## [What is needed]
Your task is to copy the stretch of lines in the records below that begins with the line containing "unsigned long long bits = 0ull;" and ends with the line containing "thr) bits |= 1ull << j;", exactly as written, with nothing added.

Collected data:
+                ok[k] = n < a.N && (!a.valid || a.valid[(long)b * a.N + n]);
+                bx[k] = n < a.N ? reinterpret_cast<const float4*>(boxes)[n] : make_float4(0.f, 0.f, 0.f, 0.f);
+            }
+#pragma unroll
+            for (int k = 0; k < AS_BOXES; ++k) {
+                if (!ok[k]) continue;
+                const float ba = (bx[k].z - bx[k].x) * (bx[k].w - bx[k].y);
+#pragma unroll
+                for (int u = 0; u < AS_GCHUNK; ++u) m[u] = fmaxf(m[u], iou_of(gb[u], gar[u], bx[k], ba));
+            }
+        }
+#pragma unroll
+        for (int u = 0; u < AS_GCHUNK; ++u) {
+            const float v = wave_max(m[u]);
+            if (lane == 0 && g0 + u < G) atomicMax(&smax[g0 + u], fkey(v));
         }
     }
     __syncthreads();
@@ -103,11 +125,21 @@
         } else {
             float best = -2.f;
             int arg = 0, last = 0;
-            for (int g = 0; g < G; ++g) {
-                const float v = ok ? iou_of(sg[g], sga[g], bx, ba) : -1.f;
+            auto visit = [&](int g, const float4 gt, const float gta, const float gtm) {
+                const float v = ok ? iou_of(gt, gta, bx, ba) : -1.f;
                 if (v > best) { best = v; arg = g; }
-                if (a.match_low_quality && sgm[g] >= a.min_pos && v == sgm[g]) last = g + 1;
+                if (a.match_low_quality && gtm >= a.min_pos && v == gtm) last = g + 1;
+            };
+            int g = 0;
+            for (; g + AS_GCHUNK <= G; g += AS_GCHUNK) {
+                float4 gt[AS_GCHUNK];
+                float gta[AS_GCHUNK], gtm[AS_GCHUNK];
+#pragma unroll
+                for (int u = 0; u < AS_GCHUNK; ++u) { gt[u] = sg[g + u]; gta[u] = sga[g + u]; gtm[u] = sgm[g + u]; }
+#pragma unroll
+                for (int u = 0; u < AS_GCHUNK; ++u) visit(g + u, gt[u], gta[u], gtm[u]);
             }
+            for (; g < G; ++g) visit(g, sg[g], sga[g], sgm[g]);
             mo = best;
             if (best >= a.neg_lo && best < a.neg_hi) ind = 0;
             if (best >= a.pos_thr) ind = arg + 1;
diff --git a/oa-dg_amd/csrc/nms.hip b/oa-dg_amd/csrc/nms.hip
--- a/oa-dg_amd/csrc/nms.hip
+++ b/oa-dg_amd/csrc/nms.hip
@@ -1,44 +1,45 @@
 #include "common.h"
-#include <type_traits>
 
 namespace {
 
-constexpr int MAX_WORDS_PER_LANE = 8;
-
-__device__ __forceinline__ float iou_f32(const float4 a, const float4 b) {
+constexpr int MAX_ROWS = 64 * 64 * 8;
+constexpr int NMS_PW = 15;
+constexpr int NMS_W = 2 * NMS_PW;
+constexpr int NMS_TRI = NMS_PW * (NMS_PW + 1) / 2;
+constexpr int NMS_TRI_W = NMS_W * (NMS_W + 1) / 2;
+constexpr int NMS_LDS_STRIDE = 65;
+
+__device__ __forceinline__ bool suppresses(const float4 a, const float4 b, const float thr, const bool thr_nonneg) {
     const float left = fmaxf(a.x, b.x), right = fminf(a.z, b.z);
     const float top = fmaxf(a.y, b.y), bottom = fminf(a.w, b.w);
     const float w = fmaxf(right - left, 0.f), h = fmaxf(bottom - top, 0.f);
     const float inter = w * h;
+    if (thr_nonneg && !(inter > 0.f)) return false;
     const float sa = (a.z - a.x) * (a.w - a.y);
     const float sb = (b.z - b.x) * (b.w - b.y);
-    return inter / (sa + sb - inter);
-}
-
-__global__ __launch_bounds__(64) void nms_mask_kernel(const float4* __restrict__ boxes,
-                                                      const int* __restrict__ counts, int Mmax,
-                                                      int words, float thr,
-                                                      unsigned long long* __restrict__ mask) {
-    const int img = blockIdx.z, rb = blockIdx.y, cb = blockIdx.x;
-    if (cb < rb) return;
-    const int M = min(counts[img], Mmax);
-    if (rb * 64 >= M || cb * 64 >= M) return;
-    __shared__ float4 colbox[64];
-    const float4* b = boxes + (size_t)img * Mmax;
-    const int t = threadIdx.x;
-    const int cidx = cb * 64 + t;
-    colbox[t] = cidx < M ? b[cidx] : make_float4(0.f, 0.f, 0.f, 0.f);
-    __syncthreads();
-    const int r = rb * 64 + t;
-    if (r >= M) return;
-    const float4 me = b[r];
+    return inter / (sa + sb - inter) > thr;
+}
+
+__device__ __forceinline__ unsigned long long row_bits(const float4 me, const float4 col, float thr) {
+    const bool thr_nonneg = thr >= 0.f;
     unsigned long long bits = 0ull;
-    const int ncol = min(64, M - cb * 64);
-    const int start = (rb == cb) ? t + 1 : 0;
-    for (int j = start; j < ncol; ++j)
-        if (iou_f32(me, colbox[j]) > thr) bits |= 1ull << j;
-    mask[((size_t)img * Mmax + r) * words + cb] = bits;
-}
+#pragma unroll
+    for (int j = 0; j < 64; ++j) {
+        const float4 c = make_float4(__int_as_float(__builtin_amdgcn_readlane(__float_as_int(col.x), j)),
+                                     __int_as_float(__builtin_amdgcn_readlane(__float_as_int(col.y), j)),
+                                     __int_as_float(__builtin_amdgcn_readlane(__float_as_int(col.z), j)),
+                                     __int_as_float(__builtin_amdgcn_readlane(__float_as_int(col.w), j)));
+        if (suppresses(me, c, thr, thr_nonneg)) bits |= 1ull << j;
+    }
+    return bits;
+}
+
+__device__ __forceinline__ int tri_index(int n, int rb, int cb) { return rb * n - rb * (rb - 1) / 2 + (cb - rb); }
+
+__device__ __forceinline__ size_t word_index(bool packed, int words, int c0, int rb, int cb, int lane) {
+    return packed ? (size_t)tri_index(NMS_W, rb - c0, cb - c0) * 64 + lane : (size_t)(rb * 64 + lane) * words + cb;
+}
+constexpr size_t NMS_REMOVED_AT = (size_t)NMS_TRI_W * 64;
 
 __device__ __forceinline__ unsigned wave_or32(unsigned v) {
     v |= (unsigned)__builtin_amdgcn_update_dpp(0, (int)v, 0x128, 0xf, 0xf, false);
@@ -52,124 +53,140 @@
     return ((unsigned long long)wave_or32((unsigned)(v >> 32)) << 32) | wave_or32((unsigned)v);
 }
 
-template <int SLOTS, int ROUNDS>
-__global__ __launch_bounds__(64) void nms_scan_kernel(const unsigned long long* __restrict__ mask,
-                                                      const int* __restrict__ counts, int Mmax,
-                                                      int words, int max_keep, int* __restrict__ keep,
-                                                      int* __restrict__ keep_cnt) {
-    const int img = blockIdx.x, lane = threadIdx.x;
+__global__ __launch_bounds__(256) void nms_panel_mask_kernel(const float4* __restrict__ boxes,
+                                                            const int* __restrict__ counts, int Mmax, int words,
+                                                            float thr, int max_keep, int c0,
+                                                            const int* __restrict__ keep, const int* __restrict__ keep_cnt,
+                                                            unsigned long long* __restrict__ ws) {
+    const int img = blockIdx.z, wv = threadIdx.x >> 6, lane = threadIdx.x & 63;
     const int M = min(counts[img], Mmax);
-    const unsigned long long* mk = mask + (size_t)img * Mmax * words;
+    const int nk = c0 > 0 ? keep_cnt[img] : 0;
+    if (c0 * 64 >= M || (c0 > 0 && nk >= max_keep)) return;
+    const int kept_base = ((int)blockIdx.x - NMS_W) * 64;
+    if (kept_base >= nk) return;
+    const int c1 = min(words, c0 + NMS_W);
+    const int cb = c0 + blockIdx.y * 4 + wv;
+    const bool own = blockIdx.x < NMS_W;
+    const int rb = c0 + blockIdx.x;
+    if (cb >= c1 || cb * 64 >= M || (own && rb > cb)) return;
+    const float4* b = boxes + (size_t)img * Mmax;
+    const int cidx = cb * 64 + lane;
+    const float4 col = cidx < M ? b[cidx] : make_float4(0.f, 0.f, 0.f, 0.f);
+    const int i = own ? rb * 64 + lane : kept_base + lane;
+    const bool row_ok = i < (own ? M : nk);
+    const int r = !row_ok ? 0 : own ? i : keep[(size_t)img * Mmax + i];
+    unsigned long long bits = row_bits(b[r], col, thr);
+    const int ncol = min(64, M - cb * 64);
+    bits &= ncol == 64 ? ~0ull : (1ull << ncol) - 1ull;
+    if (own && rb == cb) bits &= ~((2ull << lane) - 1ull);
+    if (!row_ok) bits = 0ull;
+    const bool packed = words > NMS_W;
+    unsigned long long* base = ws + (size_t)img * Mmax * words;
+    if (own) {
+        if (row_ok) base[word_index(packed, words, c0, rb, cb, lane)] = bits;
+    } else {
+        bits = wave_or64(bits);
+        if (lane == 0 && bits) atomicOr(&base[NMS_REMOVED_AT + cb], bits);
+    }
+}
+
+__device__ __forceinline__ unsigned long long readlane64(unsigned long long v, int l) {
+    const unsigned lo = (unsigned)__builtin_amdgcn_readlane((int)(unsigned)v, l);
+    const unsigned hi = (unsigned)__builtin_amdgcn_readlane((int)(unsigned)(v >> 32), l);
+    return ((unsigned long long)hi << 32) | lo;
+}
+
+__global__ __launch_bounds__(1024) void nms_panel_scan_kernel(const int* __restrict__ counts, int Mmax, int words,
+                                                             int max_keep, int c0, int* __restrict__ keep,
+                                                             int* __restrict__ keep_cnt, unsigned long long* __restrict__ ws) {
+    __shared__ unsigned long long tile[NMS_TRI * NMS_LDS_STRIDE];
+    __shared__ unsigned long long kept_of[NMS_PW];
+    __shared__ unsigned long long next_removed[NMS_PW];
+    __shared__ int nkeep_shared;
+    const int img = blockIdx.x, wv = threadIdx.x >> 6, lane = threadIdx.x & 63;
+    const int M = min(counts[img], Mmax);
+    int nkeep = c0 > 0 ? keep_cnt[img] : 0;
+    if (c0 > 0 && (c0 * 64 >= M || nkeep >= max_keep)) return;
+    const int c1 = min(words, c0 + NMS_W);
+    const int nchunks = (M + 63) / 64;
+    const bool packed = words > NMS_W;
+    unsigned long long* base = ws + (size_t)img * Mmax * words;
     int* out = keep + (size_t)img * Mmax;
-    unsigned long long removed[SLOTS];
-    unsigned long long pend[2][ROUNDS * 8][SLOTS];
-#pragma unroll
-    for (int s = 0; s < SLOTS; ++s) {
-        removed[s] = 0ull;
-#pragma unroll
-        for (int u = 0; u < ROUNDS * 8; ++u) pend[0][u][s] = pend[1][u][s] = 0ull;
-    }
-    int nkeep = 0, pend_rounds[2] = {0, 0};
-    const int nchunks = (M + 63) / 64;
-    auto row_words = [&](int c, unsigned long long& d, unsigned long long& n1, unsigned long long& n2) {
-        const int row = c * 64 + lane;
-        const bool ok = c < nchunks && row < M;
-        const unsigned long long* r = mk + (size_t)(ok ? row : 0) * words;
-        d = ok ? r[c] : 0ull;
-        n1 = (ok && c + 1 < nchunks) ? r[c + 1] : 0ull;
-        n2 = (ok && c + 2 < nchunks) ? r[c + 2] : 0ull;
-    };
-    auto merge = [&](int w, unsigned long long v) {
-#pragma unroll
-        for (int s = 0; s < SLOTS; ++s)
-            if (s == (w >> 6) && lane == (w & 63)) removed[s] |= v;
-    };
-    unsigned long long diag, near1, near2;
-    row_words(0, diag, near1, near2);
-    auto chunk = [&](int cw, auto set_c) {
-        constexpr int SET = decltype(set_c)::value;
-        unsigned long long mine = 0ull;
-#pragma unroll
-        for (int s = 0; s < SLOTS; ++s)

## [Answer box]
     unsigned long long bits = 0ull;
-    const int ncol = min(64, M - cb * 64);
-    const int start = (rb == cb) ? t + 1 : 0;
-    for (int j = start; j < ncol; ++j)
-        if (iou_f32(me, colbox[j]) > thr) bits |= 1ull << j;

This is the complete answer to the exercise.